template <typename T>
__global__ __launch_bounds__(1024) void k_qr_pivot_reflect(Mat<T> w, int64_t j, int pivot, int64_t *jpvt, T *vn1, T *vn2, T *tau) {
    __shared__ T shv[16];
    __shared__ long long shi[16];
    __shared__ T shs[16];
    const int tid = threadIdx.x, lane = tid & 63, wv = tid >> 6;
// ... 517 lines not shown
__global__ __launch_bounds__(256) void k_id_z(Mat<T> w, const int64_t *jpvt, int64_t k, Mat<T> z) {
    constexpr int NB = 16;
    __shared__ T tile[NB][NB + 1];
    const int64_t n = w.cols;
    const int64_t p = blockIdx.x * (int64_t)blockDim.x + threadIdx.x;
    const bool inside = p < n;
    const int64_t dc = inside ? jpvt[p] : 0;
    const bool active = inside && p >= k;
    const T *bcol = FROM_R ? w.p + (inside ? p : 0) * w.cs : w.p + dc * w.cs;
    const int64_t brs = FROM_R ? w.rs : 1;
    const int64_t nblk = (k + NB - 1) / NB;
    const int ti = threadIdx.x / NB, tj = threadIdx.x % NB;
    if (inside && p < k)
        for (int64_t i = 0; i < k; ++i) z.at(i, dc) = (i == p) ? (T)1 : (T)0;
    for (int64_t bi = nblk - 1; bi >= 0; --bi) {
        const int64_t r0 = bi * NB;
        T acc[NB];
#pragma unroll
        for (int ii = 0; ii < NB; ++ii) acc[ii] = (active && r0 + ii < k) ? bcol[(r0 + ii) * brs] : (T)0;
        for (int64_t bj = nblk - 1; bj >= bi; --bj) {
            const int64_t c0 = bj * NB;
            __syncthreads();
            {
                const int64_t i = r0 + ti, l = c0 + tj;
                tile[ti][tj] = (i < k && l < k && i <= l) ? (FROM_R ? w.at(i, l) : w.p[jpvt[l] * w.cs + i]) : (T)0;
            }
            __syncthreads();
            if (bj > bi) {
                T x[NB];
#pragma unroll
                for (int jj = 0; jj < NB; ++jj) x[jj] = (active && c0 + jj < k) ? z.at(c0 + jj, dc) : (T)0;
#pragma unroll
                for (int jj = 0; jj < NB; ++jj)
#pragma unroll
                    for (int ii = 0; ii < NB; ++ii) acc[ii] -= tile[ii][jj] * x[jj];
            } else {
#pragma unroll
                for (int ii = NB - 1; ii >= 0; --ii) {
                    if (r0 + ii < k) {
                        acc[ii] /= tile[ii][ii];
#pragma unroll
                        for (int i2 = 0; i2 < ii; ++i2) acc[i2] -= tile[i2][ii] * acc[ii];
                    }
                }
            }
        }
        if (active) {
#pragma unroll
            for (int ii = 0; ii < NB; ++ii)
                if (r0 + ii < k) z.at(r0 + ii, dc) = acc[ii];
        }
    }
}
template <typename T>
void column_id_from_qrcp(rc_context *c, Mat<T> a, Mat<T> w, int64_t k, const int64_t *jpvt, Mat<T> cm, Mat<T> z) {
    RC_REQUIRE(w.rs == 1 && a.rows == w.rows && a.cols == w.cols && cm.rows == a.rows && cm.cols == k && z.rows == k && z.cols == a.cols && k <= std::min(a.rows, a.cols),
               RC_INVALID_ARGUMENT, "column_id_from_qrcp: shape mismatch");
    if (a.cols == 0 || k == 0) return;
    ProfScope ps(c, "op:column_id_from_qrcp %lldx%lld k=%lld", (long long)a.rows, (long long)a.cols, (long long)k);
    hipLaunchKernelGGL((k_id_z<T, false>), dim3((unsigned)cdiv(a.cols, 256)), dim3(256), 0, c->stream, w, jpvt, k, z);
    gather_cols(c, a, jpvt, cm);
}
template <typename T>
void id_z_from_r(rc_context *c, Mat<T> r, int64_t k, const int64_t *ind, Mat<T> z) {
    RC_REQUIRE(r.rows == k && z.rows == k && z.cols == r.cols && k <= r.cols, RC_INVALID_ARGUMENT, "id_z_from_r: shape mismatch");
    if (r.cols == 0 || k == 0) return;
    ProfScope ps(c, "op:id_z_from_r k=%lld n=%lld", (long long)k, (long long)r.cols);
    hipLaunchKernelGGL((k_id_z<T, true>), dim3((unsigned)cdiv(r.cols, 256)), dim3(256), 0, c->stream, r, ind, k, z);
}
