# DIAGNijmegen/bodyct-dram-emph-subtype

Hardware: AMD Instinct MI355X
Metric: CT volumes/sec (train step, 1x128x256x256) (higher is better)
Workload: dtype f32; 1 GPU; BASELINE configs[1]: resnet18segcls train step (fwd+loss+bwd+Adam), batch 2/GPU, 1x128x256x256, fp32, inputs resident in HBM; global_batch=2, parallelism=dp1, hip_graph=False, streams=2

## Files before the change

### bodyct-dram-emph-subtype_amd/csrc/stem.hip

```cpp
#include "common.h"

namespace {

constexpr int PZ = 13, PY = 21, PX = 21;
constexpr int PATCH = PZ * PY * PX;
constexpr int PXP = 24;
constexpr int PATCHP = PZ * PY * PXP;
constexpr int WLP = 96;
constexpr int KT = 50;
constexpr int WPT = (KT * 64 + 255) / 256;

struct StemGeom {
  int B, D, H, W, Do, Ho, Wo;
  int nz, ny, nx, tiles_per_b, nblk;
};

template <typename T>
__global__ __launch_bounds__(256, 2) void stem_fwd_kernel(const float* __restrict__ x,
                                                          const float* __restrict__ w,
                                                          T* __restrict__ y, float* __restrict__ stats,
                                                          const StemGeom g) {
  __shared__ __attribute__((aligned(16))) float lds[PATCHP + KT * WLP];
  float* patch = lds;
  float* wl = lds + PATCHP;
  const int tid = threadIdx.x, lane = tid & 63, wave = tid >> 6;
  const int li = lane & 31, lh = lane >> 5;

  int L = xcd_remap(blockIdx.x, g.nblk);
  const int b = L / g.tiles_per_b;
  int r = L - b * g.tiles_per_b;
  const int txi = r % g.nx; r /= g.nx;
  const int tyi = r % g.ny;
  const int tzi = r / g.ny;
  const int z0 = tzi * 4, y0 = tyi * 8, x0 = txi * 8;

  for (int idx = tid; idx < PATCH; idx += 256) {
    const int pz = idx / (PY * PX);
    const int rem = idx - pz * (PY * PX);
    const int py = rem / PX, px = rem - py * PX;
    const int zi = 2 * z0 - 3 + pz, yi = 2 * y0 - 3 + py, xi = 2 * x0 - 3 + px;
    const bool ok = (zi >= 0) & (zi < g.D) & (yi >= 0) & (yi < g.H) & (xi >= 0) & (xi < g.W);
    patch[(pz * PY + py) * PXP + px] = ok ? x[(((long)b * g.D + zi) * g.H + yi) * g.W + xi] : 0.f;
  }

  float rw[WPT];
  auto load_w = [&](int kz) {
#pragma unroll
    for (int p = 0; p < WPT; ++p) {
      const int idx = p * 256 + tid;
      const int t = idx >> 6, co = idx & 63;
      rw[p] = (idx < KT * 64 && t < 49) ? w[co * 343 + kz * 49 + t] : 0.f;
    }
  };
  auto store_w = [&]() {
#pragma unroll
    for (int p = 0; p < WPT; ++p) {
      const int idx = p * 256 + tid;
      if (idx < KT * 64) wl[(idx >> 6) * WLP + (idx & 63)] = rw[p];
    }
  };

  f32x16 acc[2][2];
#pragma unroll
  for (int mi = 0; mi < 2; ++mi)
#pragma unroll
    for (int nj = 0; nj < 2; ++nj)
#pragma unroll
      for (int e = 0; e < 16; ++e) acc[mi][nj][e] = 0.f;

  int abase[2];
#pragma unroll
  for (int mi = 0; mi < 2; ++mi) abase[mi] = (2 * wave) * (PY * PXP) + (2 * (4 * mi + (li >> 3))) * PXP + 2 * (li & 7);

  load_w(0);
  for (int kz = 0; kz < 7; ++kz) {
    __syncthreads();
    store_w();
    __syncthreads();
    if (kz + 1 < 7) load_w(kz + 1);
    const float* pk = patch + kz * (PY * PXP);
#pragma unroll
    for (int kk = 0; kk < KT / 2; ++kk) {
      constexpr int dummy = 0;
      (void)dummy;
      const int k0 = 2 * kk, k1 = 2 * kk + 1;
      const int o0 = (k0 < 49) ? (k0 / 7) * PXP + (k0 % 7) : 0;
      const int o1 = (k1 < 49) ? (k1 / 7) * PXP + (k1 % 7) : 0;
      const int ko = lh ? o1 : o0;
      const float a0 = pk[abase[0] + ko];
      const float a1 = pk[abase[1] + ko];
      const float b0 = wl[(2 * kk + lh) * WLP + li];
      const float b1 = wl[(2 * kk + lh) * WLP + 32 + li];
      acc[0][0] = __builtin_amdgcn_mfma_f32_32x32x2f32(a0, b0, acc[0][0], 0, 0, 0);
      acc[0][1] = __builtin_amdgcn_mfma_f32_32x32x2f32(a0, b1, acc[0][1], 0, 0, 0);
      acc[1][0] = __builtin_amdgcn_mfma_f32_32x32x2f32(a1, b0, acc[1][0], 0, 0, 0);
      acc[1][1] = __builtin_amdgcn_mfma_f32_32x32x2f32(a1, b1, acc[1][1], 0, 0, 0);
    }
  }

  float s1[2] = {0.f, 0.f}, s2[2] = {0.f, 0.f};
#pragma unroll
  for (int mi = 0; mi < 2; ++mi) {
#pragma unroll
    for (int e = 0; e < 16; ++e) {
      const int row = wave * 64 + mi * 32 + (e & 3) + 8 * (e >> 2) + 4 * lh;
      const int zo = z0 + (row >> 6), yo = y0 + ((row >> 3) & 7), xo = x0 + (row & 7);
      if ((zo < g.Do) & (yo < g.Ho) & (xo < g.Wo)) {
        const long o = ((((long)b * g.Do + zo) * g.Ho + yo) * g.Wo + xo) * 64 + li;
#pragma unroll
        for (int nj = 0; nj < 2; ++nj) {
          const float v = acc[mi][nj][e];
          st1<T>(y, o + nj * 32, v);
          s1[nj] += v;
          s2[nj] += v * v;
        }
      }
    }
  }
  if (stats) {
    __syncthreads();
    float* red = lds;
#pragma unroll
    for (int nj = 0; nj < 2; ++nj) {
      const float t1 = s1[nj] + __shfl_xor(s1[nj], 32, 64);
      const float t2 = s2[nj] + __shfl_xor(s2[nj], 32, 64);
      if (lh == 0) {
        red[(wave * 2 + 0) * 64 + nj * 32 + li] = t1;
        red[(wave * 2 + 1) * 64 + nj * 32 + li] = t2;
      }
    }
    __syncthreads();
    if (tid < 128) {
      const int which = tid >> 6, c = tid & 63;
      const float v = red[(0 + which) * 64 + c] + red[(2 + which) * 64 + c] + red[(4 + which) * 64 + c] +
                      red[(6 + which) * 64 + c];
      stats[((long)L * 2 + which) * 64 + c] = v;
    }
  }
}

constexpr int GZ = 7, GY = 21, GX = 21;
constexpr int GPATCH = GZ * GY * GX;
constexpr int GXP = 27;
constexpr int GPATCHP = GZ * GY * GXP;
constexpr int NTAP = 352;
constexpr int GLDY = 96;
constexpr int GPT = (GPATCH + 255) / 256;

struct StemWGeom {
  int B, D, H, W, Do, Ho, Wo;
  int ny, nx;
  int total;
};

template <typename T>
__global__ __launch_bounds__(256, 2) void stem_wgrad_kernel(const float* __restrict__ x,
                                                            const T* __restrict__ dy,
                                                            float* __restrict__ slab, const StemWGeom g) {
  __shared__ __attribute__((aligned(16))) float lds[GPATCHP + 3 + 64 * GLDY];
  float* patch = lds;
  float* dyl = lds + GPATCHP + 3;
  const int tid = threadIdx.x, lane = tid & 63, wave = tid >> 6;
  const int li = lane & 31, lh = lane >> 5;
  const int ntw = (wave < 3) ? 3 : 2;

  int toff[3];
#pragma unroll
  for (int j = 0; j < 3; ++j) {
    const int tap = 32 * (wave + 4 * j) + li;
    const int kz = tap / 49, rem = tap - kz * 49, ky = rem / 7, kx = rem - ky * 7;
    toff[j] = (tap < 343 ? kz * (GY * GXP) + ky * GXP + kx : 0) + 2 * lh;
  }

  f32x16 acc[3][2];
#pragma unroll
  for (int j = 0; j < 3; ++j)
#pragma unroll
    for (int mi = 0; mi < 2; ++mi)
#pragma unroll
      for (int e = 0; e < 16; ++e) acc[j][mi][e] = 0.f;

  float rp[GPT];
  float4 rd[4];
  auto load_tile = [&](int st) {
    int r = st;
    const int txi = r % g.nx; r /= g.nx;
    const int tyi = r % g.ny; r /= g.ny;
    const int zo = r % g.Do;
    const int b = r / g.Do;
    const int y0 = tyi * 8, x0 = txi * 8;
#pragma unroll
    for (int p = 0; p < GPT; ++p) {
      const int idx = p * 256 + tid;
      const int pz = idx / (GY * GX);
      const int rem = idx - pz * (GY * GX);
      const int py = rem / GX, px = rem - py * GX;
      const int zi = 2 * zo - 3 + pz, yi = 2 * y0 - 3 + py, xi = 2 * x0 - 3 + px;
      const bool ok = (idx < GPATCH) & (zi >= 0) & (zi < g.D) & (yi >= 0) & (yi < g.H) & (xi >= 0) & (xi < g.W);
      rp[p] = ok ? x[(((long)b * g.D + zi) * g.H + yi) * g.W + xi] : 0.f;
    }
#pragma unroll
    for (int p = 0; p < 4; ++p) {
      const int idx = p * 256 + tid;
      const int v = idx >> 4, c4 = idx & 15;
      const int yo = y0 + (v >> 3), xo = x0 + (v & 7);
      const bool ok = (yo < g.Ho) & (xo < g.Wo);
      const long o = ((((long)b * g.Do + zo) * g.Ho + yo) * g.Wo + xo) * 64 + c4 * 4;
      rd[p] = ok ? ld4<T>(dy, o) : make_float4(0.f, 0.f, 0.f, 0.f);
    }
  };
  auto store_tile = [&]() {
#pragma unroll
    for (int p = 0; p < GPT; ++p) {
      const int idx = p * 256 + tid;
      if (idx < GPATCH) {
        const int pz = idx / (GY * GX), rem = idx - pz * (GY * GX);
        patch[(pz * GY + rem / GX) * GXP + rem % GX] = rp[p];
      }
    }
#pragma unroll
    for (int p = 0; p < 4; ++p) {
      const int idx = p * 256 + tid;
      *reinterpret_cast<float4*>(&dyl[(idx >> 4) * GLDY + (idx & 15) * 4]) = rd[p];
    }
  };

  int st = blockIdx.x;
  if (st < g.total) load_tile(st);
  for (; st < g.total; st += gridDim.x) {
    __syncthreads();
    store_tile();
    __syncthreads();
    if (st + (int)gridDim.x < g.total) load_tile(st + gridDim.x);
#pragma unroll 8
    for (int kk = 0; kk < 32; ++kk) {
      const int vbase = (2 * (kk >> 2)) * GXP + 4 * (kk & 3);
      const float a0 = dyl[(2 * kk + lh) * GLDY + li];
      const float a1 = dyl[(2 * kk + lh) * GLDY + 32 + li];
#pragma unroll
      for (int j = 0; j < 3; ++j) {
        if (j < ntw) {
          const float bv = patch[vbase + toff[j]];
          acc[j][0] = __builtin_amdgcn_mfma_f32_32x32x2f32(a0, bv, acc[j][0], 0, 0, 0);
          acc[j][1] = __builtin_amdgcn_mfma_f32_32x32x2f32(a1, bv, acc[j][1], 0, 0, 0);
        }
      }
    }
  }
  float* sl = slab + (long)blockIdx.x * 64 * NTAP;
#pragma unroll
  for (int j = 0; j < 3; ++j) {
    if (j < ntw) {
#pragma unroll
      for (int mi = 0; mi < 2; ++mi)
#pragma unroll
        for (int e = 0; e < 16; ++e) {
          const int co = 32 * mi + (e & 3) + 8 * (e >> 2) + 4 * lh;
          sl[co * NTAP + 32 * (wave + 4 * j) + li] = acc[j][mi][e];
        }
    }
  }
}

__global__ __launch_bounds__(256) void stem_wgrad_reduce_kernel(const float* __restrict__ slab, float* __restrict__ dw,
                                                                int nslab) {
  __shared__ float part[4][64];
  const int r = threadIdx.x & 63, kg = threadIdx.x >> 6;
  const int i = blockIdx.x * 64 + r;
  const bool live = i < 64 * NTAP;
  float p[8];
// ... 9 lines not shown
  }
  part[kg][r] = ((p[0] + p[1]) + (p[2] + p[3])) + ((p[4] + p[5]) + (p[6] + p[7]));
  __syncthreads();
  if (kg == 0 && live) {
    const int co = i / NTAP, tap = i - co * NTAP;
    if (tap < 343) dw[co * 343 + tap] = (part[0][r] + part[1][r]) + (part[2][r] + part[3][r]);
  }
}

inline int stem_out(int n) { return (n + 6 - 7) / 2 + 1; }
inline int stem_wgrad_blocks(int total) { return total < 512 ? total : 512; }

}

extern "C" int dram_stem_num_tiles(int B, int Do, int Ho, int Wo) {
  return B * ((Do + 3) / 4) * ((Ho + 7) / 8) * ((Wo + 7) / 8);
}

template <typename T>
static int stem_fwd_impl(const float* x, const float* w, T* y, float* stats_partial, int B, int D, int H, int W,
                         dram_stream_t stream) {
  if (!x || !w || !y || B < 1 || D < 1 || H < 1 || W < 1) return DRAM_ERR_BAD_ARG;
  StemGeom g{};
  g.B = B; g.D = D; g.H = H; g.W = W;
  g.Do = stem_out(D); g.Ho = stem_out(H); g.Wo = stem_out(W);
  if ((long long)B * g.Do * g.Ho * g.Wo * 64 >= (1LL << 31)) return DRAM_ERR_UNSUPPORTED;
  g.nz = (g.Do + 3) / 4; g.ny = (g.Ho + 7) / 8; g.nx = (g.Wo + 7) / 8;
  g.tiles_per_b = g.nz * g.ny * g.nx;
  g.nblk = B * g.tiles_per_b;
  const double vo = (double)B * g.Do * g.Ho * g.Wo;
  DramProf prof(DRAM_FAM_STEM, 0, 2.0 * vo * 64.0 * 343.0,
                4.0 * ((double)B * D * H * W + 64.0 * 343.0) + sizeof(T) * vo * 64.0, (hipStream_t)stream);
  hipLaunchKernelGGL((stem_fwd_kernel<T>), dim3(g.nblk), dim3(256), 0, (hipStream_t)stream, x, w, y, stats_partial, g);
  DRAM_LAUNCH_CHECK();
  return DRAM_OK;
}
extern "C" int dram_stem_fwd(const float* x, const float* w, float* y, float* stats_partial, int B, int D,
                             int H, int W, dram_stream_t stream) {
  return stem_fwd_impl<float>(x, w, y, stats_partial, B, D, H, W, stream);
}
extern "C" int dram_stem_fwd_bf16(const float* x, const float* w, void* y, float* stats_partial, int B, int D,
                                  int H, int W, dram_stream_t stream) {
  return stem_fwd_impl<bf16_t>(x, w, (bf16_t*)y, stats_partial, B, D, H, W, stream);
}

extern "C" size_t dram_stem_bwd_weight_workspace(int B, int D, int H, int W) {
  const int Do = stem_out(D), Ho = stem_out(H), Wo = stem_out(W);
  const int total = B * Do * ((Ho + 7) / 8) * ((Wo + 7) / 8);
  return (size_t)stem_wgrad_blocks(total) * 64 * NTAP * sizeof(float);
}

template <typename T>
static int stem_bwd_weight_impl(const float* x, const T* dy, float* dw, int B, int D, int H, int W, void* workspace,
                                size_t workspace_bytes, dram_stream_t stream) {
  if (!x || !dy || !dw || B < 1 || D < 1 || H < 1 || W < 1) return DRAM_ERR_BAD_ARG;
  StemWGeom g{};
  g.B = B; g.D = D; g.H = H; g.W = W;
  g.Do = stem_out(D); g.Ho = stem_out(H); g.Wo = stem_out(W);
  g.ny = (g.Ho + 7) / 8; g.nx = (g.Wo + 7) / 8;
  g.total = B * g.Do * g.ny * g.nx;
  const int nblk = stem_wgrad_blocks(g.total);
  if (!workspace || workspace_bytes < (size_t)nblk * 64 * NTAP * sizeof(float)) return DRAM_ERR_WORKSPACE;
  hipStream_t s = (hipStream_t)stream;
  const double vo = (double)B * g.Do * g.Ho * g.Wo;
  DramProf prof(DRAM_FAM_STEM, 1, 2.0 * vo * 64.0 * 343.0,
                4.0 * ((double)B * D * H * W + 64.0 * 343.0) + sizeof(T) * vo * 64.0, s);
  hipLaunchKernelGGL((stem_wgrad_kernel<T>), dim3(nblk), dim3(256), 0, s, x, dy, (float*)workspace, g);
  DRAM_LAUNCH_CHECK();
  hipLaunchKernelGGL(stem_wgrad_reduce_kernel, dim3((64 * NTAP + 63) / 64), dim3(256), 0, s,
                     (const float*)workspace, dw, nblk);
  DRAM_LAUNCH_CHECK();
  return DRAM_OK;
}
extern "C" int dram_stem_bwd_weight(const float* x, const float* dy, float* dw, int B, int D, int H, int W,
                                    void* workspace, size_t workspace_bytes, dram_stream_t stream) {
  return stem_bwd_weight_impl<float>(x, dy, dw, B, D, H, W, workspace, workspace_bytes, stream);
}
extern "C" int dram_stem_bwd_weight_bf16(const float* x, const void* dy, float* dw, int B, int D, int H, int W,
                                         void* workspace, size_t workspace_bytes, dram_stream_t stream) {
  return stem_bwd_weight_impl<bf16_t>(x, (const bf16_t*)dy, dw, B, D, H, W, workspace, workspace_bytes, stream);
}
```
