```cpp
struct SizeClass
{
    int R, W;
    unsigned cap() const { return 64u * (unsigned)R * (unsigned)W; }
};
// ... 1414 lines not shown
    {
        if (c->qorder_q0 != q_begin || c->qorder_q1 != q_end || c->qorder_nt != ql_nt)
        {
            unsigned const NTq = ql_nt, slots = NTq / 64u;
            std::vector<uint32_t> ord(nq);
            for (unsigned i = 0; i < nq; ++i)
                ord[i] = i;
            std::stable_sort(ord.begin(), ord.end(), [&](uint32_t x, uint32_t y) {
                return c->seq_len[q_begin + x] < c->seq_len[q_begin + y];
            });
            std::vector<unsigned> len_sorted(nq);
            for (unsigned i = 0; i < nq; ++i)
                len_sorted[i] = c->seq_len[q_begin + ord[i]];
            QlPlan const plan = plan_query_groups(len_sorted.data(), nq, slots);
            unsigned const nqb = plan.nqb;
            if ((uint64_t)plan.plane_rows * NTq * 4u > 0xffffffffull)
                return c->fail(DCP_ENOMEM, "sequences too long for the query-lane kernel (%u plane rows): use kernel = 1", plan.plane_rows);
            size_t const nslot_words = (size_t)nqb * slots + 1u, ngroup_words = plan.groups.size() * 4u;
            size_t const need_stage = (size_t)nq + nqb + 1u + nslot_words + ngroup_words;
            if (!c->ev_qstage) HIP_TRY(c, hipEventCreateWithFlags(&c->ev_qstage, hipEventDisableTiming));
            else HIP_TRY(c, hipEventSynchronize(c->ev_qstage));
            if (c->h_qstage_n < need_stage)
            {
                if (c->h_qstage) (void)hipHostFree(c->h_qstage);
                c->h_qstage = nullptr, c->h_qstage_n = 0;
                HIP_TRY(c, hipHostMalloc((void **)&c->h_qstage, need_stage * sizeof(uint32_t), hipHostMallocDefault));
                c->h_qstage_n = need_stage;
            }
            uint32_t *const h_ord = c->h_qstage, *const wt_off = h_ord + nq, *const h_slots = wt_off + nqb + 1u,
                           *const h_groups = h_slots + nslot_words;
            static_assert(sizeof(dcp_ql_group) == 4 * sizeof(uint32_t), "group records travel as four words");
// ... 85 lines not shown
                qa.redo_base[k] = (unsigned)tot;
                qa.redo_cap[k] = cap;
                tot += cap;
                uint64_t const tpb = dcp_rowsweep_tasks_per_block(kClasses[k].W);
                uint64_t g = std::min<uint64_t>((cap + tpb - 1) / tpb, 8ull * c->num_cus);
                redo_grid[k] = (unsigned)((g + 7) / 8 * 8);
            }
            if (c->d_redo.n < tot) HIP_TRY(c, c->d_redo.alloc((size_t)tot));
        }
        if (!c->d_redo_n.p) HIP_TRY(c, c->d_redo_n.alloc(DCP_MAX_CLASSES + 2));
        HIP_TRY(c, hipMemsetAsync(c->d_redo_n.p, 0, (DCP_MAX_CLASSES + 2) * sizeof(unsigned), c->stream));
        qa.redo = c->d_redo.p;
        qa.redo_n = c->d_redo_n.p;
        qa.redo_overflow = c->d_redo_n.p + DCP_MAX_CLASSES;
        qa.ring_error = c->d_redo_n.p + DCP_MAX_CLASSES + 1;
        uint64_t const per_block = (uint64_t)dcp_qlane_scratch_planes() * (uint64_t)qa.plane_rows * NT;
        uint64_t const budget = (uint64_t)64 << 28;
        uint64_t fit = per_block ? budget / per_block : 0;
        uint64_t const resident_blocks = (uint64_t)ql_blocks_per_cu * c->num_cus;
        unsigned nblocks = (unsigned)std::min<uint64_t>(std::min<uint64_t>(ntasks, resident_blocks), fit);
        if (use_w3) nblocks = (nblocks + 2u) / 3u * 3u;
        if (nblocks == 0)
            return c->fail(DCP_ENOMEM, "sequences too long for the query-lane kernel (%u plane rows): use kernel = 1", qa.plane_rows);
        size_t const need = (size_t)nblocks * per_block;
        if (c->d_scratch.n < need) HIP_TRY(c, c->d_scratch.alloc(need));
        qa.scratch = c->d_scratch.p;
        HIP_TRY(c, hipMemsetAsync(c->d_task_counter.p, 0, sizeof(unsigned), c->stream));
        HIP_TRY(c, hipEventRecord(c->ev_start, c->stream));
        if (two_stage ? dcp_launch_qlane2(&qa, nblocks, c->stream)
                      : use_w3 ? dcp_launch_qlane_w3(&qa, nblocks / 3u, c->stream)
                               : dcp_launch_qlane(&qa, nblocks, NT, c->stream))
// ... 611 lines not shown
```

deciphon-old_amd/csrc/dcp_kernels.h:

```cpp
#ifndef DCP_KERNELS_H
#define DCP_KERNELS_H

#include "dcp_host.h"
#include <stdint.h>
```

* * *

> [Your goal]: Among the lines of the preceding data, which ones hold the word "vector"? List them.

> [Answer space]:
            std::vector<uint32_t> ord(nq);
            std::vector<unsigned> len_sorted(nq);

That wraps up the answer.